* Assignment *
In the records below, find the line containing "hipError_t sync_all_streams(pt_ctx *c)" and the line containing "if (cap < 1) cap = 1;"; please repeat exactly the lines from one to the other, both included, and nothing more.

[Dataset entries]
=-=-=
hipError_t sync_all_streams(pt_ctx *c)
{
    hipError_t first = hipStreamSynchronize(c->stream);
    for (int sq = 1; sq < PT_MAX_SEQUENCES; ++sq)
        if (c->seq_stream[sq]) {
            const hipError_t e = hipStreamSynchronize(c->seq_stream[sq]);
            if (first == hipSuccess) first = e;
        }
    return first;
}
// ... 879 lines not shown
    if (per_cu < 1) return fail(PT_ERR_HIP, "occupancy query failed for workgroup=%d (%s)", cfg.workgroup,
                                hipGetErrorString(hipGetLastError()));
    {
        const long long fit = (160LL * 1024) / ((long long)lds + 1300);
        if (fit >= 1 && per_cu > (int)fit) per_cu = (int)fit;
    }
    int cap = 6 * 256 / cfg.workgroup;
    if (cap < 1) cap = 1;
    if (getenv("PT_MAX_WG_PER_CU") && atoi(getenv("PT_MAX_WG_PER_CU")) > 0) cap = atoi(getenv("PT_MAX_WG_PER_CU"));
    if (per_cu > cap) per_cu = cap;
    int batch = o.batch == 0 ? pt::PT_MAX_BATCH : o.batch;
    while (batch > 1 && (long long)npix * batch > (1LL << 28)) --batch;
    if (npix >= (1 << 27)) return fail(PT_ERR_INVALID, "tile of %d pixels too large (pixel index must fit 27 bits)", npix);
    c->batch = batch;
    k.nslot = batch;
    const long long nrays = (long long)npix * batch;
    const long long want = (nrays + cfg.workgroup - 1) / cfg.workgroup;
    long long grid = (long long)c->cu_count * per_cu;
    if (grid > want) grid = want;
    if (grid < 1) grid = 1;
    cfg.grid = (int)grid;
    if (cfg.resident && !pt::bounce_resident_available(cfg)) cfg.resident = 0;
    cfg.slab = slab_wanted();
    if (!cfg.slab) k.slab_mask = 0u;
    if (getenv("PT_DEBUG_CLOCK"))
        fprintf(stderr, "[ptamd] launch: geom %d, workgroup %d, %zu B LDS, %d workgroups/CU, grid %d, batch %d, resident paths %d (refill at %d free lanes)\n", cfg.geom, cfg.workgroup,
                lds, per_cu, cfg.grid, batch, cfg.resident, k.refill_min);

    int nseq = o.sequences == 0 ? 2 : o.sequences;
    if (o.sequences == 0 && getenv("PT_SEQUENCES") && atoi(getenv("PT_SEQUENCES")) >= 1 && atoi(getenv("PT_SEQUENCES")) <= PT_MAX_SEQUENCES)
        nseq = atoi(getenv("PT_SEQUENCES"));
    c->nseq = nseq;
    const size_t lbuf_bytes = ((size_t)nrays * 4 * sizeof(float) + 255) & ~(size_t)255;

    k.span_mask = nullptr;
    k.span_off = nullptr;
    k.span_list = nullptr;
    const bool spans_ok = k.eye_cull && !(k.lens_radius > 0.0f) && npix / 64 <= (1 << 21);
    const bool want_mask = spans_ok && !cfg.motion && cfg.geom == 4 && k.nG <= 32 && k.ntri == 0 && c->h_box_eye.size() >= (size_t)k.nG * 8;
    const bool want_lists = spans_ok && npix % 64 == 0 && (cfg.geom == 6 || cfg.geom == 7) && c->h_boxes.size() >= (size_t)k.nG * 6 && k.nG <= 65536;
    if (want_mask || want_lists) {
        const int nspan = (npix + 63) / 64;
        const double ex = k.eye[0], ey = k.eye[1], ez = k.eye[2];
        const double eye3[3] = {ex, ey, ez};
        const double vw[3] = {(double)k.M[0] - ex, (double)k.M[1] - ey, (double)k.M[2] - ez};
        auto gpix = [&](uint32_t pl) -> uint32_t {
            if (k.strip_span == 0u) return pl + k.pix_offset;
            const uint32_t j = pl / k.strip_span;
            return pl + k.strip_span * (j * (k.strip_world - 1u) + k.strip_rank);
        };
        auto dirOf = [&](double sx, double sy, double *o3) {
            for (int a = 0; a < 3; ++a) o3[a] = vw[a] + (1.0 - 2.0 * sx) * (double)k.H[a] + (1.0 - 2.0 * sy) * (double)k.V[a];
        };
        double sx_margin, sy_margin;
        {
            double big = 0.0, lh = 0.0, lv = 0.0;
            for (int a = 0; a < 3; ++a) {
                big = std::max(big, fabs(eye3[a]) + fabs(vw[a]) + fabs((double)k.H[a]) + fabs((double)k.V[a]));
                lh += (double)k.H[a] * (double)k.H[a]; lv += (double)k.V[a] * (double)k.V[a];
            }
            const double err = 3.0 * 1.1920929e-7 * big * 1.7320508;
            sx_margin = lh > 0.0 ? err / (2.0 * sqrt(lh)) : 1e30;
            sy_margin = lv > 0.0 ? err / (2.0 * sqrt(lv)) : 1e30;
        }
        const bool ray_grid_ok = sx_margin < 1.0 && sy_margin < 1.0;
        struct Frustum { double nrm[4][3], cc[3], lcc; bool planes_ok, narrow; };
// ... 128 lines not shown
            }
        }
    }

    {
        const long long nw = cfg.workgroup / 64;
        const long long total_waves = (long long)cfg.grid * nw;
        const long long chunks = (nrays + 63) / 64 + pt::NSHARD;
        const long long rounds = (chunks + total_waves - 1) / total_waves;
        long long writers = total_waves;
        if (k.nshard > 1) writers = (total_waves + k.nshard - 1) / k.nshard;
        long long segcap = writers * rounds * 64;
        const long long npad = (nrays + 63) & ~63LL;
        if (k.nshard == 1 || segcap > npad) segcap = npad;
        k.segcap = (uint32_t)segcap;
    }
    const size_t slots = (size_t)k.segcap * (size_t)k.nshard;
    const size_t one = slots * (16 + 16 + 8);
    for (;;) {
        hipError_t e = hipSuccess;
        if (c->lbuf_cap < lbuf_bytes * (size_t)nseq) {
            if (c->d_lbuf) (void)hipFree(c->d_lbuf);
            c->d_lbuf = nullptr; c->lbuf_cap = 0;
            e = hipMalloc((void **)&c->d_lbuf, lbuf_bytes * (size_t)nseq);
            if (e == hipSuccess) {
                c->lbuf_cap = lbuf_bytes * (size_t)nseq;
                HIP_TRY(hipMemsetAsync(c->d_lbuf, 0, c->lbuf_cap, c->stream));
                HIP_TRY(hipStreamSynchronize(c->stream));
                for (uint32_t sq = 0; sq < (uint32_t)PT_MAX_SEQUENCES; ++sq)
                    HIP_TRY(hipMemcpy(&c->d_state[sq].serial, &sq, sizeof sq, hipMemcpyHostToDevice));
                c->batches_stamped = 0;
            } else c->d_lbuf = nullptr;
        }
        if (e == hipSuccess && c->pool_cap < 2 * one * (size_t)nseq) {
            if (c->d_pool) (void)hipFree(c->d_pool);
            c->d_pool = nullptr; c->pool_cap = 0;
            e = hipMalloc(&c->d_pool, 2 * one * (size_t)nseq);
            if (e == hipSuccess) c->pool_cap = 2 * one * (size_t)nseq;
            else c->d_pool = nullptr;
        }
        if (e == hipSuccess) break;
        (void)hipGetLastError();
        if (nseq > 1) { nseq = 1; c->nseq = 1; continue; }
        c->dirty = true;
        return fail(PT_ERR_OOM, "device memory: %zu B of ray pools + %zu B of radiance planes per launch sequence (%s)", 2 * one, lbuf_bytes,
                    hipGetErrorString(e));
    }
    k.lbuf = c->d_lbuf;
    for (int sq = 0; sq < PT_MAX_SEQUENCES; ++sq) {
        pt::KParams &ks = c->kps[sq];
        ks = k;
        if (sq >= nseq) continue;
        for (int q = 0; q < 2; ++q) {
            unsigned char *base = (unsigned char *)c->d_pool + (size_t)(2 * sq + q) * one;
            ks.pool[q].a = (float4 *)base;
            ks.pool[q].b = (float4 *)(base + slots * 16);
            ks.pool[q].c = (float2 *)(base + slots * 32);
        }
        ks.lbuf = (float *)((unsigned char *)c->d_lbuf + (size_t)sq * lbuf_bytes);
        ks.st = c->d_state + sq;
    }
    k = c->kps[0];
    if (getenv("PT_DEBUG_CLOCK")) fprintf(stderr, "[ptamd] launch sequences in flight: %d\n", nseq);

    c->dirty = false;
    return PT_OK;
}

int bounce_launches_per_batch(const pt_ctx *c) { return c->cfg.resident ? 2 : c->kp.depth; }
=-=-=
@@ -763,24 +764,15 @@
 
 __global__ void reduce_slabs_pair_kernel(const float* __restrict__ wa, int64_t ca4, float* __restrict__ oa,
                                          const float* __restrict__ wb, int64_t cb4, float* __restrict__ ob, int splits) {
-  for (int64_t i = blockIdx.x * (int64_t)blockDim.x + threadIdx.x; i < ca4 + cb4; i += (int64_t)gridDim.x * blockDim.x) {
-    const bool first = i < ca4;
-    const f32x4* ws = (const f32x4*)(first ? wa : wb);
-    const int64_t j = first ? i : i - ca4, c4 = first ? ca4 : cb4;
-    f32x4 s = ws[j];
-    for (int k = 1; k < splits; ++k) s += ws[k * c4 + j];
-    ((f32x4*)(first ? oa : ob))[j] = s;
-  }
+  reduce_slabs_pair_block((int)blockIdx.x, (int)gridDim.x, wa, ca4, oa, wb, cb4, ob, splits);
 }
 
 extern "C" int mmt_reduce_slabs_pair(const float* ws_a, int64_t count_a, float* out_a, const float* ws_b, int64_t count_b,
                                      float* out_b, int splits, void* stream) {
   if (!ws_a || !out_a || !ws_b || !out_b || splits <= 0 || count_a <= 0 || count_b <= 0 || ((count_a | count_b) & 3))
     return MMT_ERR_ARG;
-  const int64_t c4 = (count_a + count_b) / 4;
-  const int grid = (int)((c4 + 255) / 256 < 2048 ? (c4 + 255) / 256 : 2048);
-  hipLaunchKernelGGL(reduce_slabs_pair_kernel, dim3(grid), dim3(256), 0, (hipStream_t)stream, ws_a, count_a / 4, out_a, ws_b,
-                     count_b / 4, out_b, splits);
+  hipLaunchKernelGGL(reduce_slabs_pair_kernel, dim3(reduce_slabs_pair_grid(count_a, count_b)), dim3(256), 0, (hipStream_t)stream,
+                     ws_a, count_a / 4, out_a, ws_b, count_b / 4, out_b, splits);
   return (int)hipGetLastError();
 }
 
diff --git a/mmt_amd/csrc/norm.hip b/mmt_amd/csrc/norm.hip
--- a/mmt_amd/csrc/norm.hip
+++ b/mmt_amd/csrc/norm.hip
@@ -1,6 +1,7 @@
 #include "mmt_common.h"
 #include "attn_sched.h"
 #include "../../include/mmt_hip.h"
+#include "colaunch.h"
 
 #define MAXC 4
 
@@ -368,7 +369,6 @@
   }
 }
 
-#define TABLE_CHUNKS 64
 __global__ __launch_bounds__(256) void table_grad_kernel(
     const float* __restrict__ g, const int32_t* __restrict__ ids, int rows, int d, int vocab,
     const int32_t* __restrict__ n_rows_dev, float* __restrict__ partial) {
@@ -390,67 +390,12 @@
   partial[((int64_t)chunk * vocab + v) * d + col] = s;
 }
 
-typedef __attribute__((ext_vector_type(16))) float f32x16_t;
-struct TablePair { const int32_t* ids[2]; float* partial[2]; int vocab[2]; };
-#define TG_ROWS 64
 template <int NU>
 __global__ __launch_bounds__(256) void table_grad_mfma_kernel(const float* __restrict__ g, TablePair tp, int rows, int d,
=-=-=
* Task solution *
hipError_t sync_all_streams(pt_ctx *c)
{
    hipError_t first = hipStreamSynchronize(c->stream);
    for (int sq = 1; sq < PT_MAX_SEQUENCES; ++sq)
        if (c->seq_stream[sq]) {
            const hipError_t e = hipStreamSynchronize(c->seq_stream[sq]);
            if (first == hipSuccess) first = e;
        }
    return first;
}
// ... 879 lines not shown
    if (per_cu < 1) return fail(PT_ERR_HIP, "occupancy query failed for workgroup=%d (%s)", cfg.workgroup,
                                hipGetErrorString(hipGetLastError()));
    {
        const long long fit = (160LL * 1024) / ((long long)lds + 1300);
        if (fit >= 1 && per_cu > (int)fit) per_cu = (int)fit;
    }
    int cap = 6 * 256 / cfg.workgroup;
    if (cap < 1) cap = 1;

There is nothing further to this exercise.